Exercise requirements:
Gather the lines from the material that contain "Tmax".

Records for processing below:

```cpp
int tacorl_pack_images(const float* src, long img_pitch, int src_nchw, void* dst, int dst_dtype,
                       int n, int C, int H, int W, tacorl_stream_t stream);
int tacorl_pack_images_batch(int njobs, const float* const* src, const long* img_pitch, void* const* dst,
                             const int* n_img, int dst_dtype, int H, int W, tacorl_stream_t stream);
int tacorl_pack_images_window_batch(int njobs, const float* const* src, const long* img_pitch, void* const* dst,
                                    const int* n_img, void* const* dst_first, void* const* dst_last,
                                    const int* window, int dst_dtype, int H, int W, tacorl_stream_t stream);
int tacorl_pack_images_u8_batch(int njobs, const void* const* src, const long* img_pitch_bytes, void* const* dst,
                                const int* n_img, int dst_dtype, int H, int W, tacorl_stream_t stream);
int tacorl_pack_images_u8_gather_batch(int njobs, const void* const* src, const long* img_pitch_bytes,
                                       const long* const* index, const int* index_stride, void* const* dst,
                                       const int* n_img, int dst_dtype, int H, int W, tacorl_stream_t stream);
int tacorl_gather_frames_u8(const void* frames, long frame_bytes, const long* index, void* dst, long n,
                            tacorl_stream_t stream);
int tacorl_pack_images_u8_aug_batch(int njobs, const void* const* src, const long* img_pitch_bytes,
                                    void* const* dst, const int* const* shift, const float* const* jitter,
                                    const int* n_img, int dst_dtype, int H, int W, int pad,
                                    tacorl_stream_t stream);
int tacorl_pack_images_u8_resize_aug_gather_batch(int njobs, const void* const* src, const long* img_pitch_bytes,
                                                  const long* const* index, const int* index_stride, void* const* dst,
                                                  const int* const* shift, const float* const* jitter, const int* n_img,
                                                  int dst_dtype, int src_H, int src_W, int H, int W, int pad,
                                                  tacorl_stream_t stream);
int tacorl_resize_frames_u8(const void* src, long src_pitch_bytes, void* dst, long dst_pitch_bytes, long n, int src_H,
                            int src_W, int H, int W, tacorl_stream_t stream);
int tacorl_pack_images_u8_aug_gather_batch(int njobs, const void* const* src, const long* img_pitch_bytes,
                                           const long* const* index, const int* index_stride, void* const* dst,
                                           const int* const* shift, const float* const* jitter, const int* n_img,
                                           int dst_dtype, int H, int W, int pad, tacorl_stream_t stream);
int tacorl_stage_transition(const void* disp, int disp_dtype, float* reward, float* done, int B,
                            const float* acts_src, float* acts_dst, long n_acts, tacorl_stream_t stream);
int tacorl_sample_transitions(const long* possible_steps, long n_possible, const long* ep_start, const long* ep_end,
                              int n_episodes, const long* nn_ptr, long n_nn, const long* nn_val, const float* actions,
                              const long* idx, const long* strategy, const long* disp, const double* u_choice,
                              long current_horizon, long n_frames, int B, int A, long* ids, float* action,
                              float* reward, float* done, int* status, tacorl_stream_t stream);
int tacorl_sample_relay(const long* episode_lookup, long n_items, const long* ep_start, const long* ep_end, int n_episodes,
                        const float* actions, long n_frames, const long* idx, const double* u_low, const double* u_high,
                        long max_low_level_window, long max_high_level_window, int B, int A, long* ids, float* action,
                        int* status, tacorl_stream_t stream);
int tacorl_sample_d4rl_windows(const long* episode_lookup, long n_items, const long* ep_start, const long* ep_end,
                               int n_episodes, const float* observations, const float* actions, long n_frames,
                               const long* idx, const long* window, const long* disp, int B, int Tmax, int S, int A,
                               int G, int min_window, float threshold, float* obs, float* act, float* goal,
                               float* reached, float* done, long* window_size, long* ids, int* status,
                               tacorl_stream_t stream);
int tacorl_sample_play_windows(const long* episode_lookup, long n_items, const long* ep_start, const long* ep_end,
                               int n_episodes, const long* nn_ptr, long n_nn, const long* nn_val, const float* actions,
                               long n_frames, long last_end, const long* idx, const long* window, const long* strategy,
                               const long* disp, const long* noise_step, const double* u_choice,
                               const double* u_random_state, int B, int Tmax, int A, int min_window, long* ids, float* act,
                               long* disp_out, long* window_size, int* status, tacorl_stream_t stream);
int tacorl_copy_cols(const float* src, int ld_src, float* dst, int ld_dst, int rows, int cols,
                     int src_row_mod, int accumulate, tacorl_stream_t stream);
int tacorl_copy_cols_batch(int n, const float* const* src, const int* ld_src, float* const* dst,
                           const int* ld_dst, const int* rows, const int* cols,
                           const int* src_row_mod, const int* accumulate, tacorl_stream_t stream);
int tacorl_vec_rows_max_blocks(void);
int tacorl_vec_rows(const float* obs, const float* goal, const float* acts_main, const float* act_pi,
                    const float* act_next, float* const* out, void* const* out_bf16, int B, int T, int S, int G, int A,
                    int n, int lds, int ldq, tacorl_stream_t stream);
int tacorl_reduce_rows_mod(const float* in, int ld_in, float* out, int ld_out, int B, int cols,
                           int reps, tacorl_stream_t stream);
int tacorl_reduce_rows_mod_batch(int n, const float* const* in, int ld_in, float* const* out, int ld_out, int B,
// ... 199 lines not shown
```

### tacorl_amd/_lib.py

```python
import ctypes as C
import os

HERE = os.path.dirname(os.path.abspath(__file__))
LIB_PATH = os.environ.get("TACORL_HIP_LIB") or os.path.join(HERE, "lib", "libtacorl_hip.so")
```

End of Records for processing.

Exercise result:
                               const long* idx, const long* window, const long* disp, int B, int Tmax, int S, int A,
                               const double* u_random_state, int B, int Tmax, int A, int min_window, long* ids, float* act,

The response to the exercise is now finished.